Para o diretor presidente da Ceasa Paraná, Éder Eduardo Bublitz, “o projeto atende o processo de regulamentação, normas e prazos dos processos de licitação para a ocupação de espaços – boxes em nossos mercados atacadistas para pessoas jurídicas”. “Estamos dando continuidade ao trabalho realizado também junto ao Ministério Público do Paraná, que atende também a Lei Federal 8985, de 1995, para normatizar e dar chances a todos que queiram comercializar seus produtos no espaço Ceasa”, diz o presidente da empresa.

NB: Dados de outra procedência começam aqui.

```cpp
typedef struct gamd_config {
    int32_t n_atoms;
    int32_t kind;
    int32_t n_layers;
    int32_t use_bond;
    int32_t nbr_flavour;
    int32_t device;
    float cutoff;
    float box[3];
    int64_t edge_capacity;
    int32_t keep_stages;
    int32_t edge_dtype;
    int32_t encoding_size;
    int32_t edge_embedding_dim;
    int32_t hidden_dim;
    int32_t no_expand_edge;
    float neighbor_skin;
    int32_t self_loop_mode;
    int32_t kernel_select;
    int32_t small_tile_limit;
    int32_t n_boxes;
} gamd_config;
enum { GAMD_SELF_LOOP_DGL07_NOOP = 0, GAMD_SELF_LOOP_APPEND_ZERO_FEATURE = 1 };
enum { GAMD_KSEL_FORCE_GENERIC_WIDTH = 1, GAMD_KSEL_FORCE_HALF_QUANTUM = 2, GAMD_KSEL_NO_LAYER0_HOIST = 4 };

const char* gamd_version(void);
const char* gamd_last_error(void);

int32_t gamd_create(const gamd_config* cfg, gamd_handle** out);
int32_t gamd_destroy(gamd_handle* h);

int32_t gamd_load_weight(gamd_handle* h, const char* name, const float* data, const int64_t* shape, int32_t ndim);
int32_t gamd_finalize_weights(gamd_handle* h);

int32_t gamd_set_scaler(gamd_handle* h, double mean, double var);

int32_t gamd_set_bonds(gamd_handle* h, const int32_t* bonds, int64_t n_bonds);

int32_t gamd_forces_async(gamd_handle* h, const float* pos_dev, const uint8_t* species_dev, const float* box,
// ... 130 lines not shown
```

Baseline: 3.375 million atom-steps/s.

## Spread conv-edge tail units across blocks as 16-edge chunks

```diff
diff --git a/gamd_amd/csrc/conv_edge.hip b/gamd_amd/csrc/conv_edge.hip
--- a/gamd_amd/csrc/conv_edge.hip
+++ b/gamd_amd/csrc/conv_edge.hip
@@ -1,4 +1,5 @@
 #include "gamd_common.h"
+#include "gamd_chain16x.h"
 #include "gamd_internal.h"
 
 #include <cstdlib>
@@ -46,6 +47,93 @@
 #pragma unroll
             for (int j = 0; j < 4; ++j) X[t][q * 4 + j] = v[j];
         }
+}
+
+template <bool L0, typename Flush>
+__device__ __forceinline__ void conv_tail16(const ConvEdgeArgs& a, int E, int n_tiles, int chunk0, float* wa, float* wb, const float* vb1,
+                                            const float* vb3, const float* vb4, int wave, int lane, unsigned lane16, Flush flush) {
+    const int la = lane & 15, g = lane >> 4;
+    const int chunk = chunk0 + wave;
+    const bool mine = wave < 4 && chunk < 2 * n_tiles;
+    auto stage = [&](int blk, float* buf) { gamd_stage_weight_raw_contig<8>(a.w16p + (size_t)blk * GAMD_WFRAG_FLOATS, buf, wave, lane16); };
+    int src = a.zero_row, dst = a.zero_row, nvalid = 0, p0 = 0;
+    unsigned mask = 0;
+    f32x4 X[8], T[8], U[8], SQ[8], HN[4][2];
+    if (mine) {
+        const int x = chunk * GAMD_CHUNK + la;
+        if (x < E) {
+            src = GAMD_CHK_RANGE(a.sticky, a.col[x], 0, a.zero_row, GAMD_CHK_CONV_SRC);
+            if (!L0) dst = GAMD_CHK_RANGE(a.sticky, a.erow[x], 0, a.zero_row, GAMD_CHK_CONV_DST);
+        }
+        const int nv = E - chunk * GAMD_CHUNK;
+        nvalid = nv >= 16 ? 16 : (nv <= 0 ? 0 : nv);
+        mask = a.chunk_mask[chunk];
+        p0 = GAMD_CHK_RANGE(a.sticky, a.chunk_piece[chunk], 0, a.piece_cap - 17, GAMD_CHK_PIECE);
+        load_e16x((const f32x4*)a.e_frag + (size_t)(chunk >> 1) * 16 * 64, chunk & 1, la, g, X);
+    }
+    flush();
+    if (mine && !L0) {
+        load_row16x(a.S + (size_t)src * GAMD_H, g, SQ);
+        load_row16x(a.D + (size_t)dst * GAMD_H, g, U);
+        load_hn16x(a.hn, GAMD_H, src, la, g, HN);
+    }
+    stage(1, wb);
+    if (mine) {
+        load_row16x(vb1, g, T);
+        gemm16x<false>((const f32x4*)wa, lane, X, T);
+#pragma unroll
+        for (int o = 0; o < 8; ++o)
+#pragma unroll
+            for (int r = 0; r < 4; ++r) T[o][r] = gamd_silu_hw(T[o][r]);
+    }
+    wide16_barrier();
+    stage(2, wa);
+    if (mine) {
+        if (L0) load_row16x(vb4, g, U);
+        gemm16x<false>((const f32x4*)wb, lane, T, U);
+#pragma unroll
+        for (int o = 0; o < 8; ++o)
+#pragma unroll
+            for (int r = 0; r < 4; ++r) U[o][r] = gamd_silu_hw(L0 ? U[o][r] : U[o][r] + SQ[o][r]);
+    }
+    wide16_barrier();
+    if constexpr (L0) {
+        if (mine) {
+            const unsigned real = (unsigned)__ballot(src != a.zero_row);
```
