@@ -219,7 +238,13 @@
                                                 const int32_t *__restrict__ indices,
                                                 const double *__restrict__ data, double share, double spread,
                                                 bool general, unsigned long long *__restrict__ stats,
-                                                uint32_t *__restrict__ bstat) {
+                                                uint32_t *__restrict__ bstat, bool lean) {
+    if (lean)
+        for (size_t w = (size_t)blockIdx.x * TB + threadIdx.x; w < STATS_WORDS; w += (size_t)gridDim.x * TB) {
+            const bool mine = w == ST_BADDIAG || w == ST_FARCOL ||
+                              (w >= SPART_BASE && w < SPART_BASE + SPART * SPART_LINE && (w % SPART_LINE) <= SP_SUM);
+            if (!mine) stats[w] = 0ull;
+        }
     int32_t mlen = 0;
     uint32_t graded = 0, bad = 0, far = 0;
     for (int64_t i = (int64_t)xcd_block() * TB + threadIdx.x; i < n; i += (int64_t)gridDim.x * TB) {
@@ -249,8 +274,12 @@
     if (far) atomicOr(&s_bad, 2u);
     __syncthreads();
     if (threadIdx.x == 0) {
-        bstat[blockIdx.x] = s_len;
-        bstat[BSTAT_MAX + blockIdx.x] = s_graded;
+        if (lean) {
+            stat_partial(stats_partials(stats, 0), SP_MAX, s_len, SP_SUM, s_graded);
+        } else {
+            bstat[blockIdx.x] = s_len;
+            bstat[BSTAT_MAX + blockIdx.x] = s_graded;
+        }
         if (s_bad & 1u) atomicOr(&stats[ST_BADDIAG], 1ull);
         if (s_bad & 2u) stats[ST_FARCOL] = 1ull;
     }
@@ -261,7 +290,14 @@
                                                  const double *__restrict__ data, int32_t *__restrict__ col,
                                                  double *__restrict__ val, float *__restrict__ valf,
                                                  int32_t *__restrict__ len, double *__restrict__ dinv, int32_t wpad,
-                                                 int16_t *__restrict__ dcol) {
+                                                 int16_t *__restrict__ dcol,
+                                                 unsigned long long *__restrict__ clear_stats) {
+    if (clear_stats && blockIdx.x == 0 && threadIdx.x < SPART) {
+        unsigned long long *line = stats_partials(clear_stats, 0) + (size_t)threadIdx.x * SPART_LINE;
+        line[SP_MAX] = 0ull;
+        line[SP_SUM] = 0ull;
+        if (threadIdx.x == 0) clear_stats[ST_BADDIAG] = clear_stats[ST_FARCOL] = 0ull;
+    }
     for (int64_t i = (int64_t)xcd_block() * TB + threadIdx.x; i < n; i += (int64_t)gridDim.x * TB) {
         const int32_t e0 = indptr[i], e1 = indptr[i + 1];
         double d = 1.0;
@@ -480,7 +516,9 @@
 
 __global__ __launch_bounds__(TB) void build_P(Ell A, const double *__restrict__ dinv,
                                               const int32_t *__restrict__ agg, int32_t *__restrict__ pcol,
-                                              double *__restrict__ pval, float *__restrict__ pvalf, double omega_p) {
+                                              double *__restrict__ pval, float *__restrict__ pvalf, double omega_p,
+                                              uint32_t *__restrict__ zero, int64_t nzero) {
+    for (int64_t w = (int64_t)blockIdx.x * TB + threadIdx.x; w < nzero; w += (int64_t)gridDim.x * TB) zero[w] = 0u;
     for (int64_t i = (int64_t)xcd_block() * TB + threadIdx.x; i < A.n; i += (int64_t)gridDim.x * TB) {
         int32_t c[PW];
         double v[PW];
@@ -541,7 +579,10 @@
                                                double *__restrict__ rval, float *__restrict__ rvalf,
                                                int32_t *__restrict__ rlen,
                                                unsigned long long *__restrict__ stats, uint32_t *__restrict__ bstat,
-                                               uint32_t rcap) {
+                                               uint32_t rcap, unsigned long long *__restrict__ part,
+                                               uint8_t *__restrict__ gzero, int64_t ngzero) {
+    for (int64_t w = (int64_t)blockIdx.x * TB + threadIdx.x; w < ngzero; w += (int64_t)gridDim.x * TB)
+        reinterpret_cast<uint32_t *>(gzero)[w] = 0u;
     uint32_t mlen = 0;
     const int sub = threadIdx.x & 7;
     const int64_t rows_per_pass = (int64_t)gridDim.x * (TB / 8);
@@ -580,8 +621,12 @@
     if ((threadIdx.x & 63) == 0) atomicMax(&s_max, mlen);
     __syncthreads();
     if (threadIdx.x == 0) {
-        bstat[blockIdx.x] = s_max;
-        bstat[BSTAT_MAX + blockIdx.x] = 0;
+        if (part) {
+            stat_partial(part, SP_MAXR, s_max, -1, 0u);
+        } else {
+            bstat[blockIdx.x] = s_max;
+            bstat[BSTAT_MAX + blockIdx.x] = 0;
+        }
     }
 }
 
@@ -890,7 +935,7 @@
                                                float *__restrict__ cvalf,
                                                int32_t *__restrict__ clen, double *__restrict__ cdinv,
                                                unsigned long long *__restrict__ stats, uint32_t *__restrict__ bstat,
-                                               int G, int pcap, int maxseg) {
+                                               int G, int pcap, int maxseg, unsigned long long *__restrict__ part) {
     extern __shared__ __attribute__((aligned(16))) char gsm[];
     int32_t *set = reinterpret_cast<int32_t *>(gsm);
     double *lV = reinterpret_cast<double *>(gsm + 1024);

O projeto de Lei Estadual 494/2020, assinado pelo próprio Governo do Estado, define que a utilização do espaço para pessoa jurídica será após o processo licitatório. O prazo definido de permissão é de 25 anos. Já para a pessoa física, a ocupação do espaço será admitida com a comprovação de produtor rural individual, podendo este estar organizado em associação ou cooperativa. Nesta modalidade, o prazo da autorização remunerada de uso pode ser de um até cinco anos.

Uma emenda parlamentar, do deputado estadual Luiz Cláudio Romanelli (PSB) destacou a inclusão da permissão para que produtores da agricultura familiar, quilombolas e indígenas possam também participar desse processo. “A intenção é garantir para que todos que atuam na comercialização dos hortigranjeiros, seja por parte dos permissionários atacadistas, assim como dos produtores cadastrados na Ceasa, tenham a segurança jurídica em relação aos seus trabalhos, assim como garantir o abastecimento para a população”, diz Éder Eduardo Bublitz.

Outra medida dessa proposição, é de que a direção da Ceasa deverá, em 120 (cento e vinte dias) após a publicação desta Lei, aerizar um processo de recadastramento de todos os permissionários, e particulares autorizados que atuam no mercado até a data do lançamento do edital, para conferir a regularidade do TPRU – Termo de Permissão Remunerada de Uso, e o TARU – Termo de Autorização Remunerada de Uso. Essas informações deverão também constar no endereço eletrônico da Ceasa – www,ceasa.pr.gov.br, os dados dos permissionários, com a razão social, ou nome, CNPJ ou CPF, e o período da vigência da permissão.

O texto prevê ainda que a administração da Ceasa, deverá organizar o mercado atacadista, e o mercado do produtor, estabelecendo ainda dias e horários de funcionamento, manter atualizado o cadastro dos permissionários e produtores.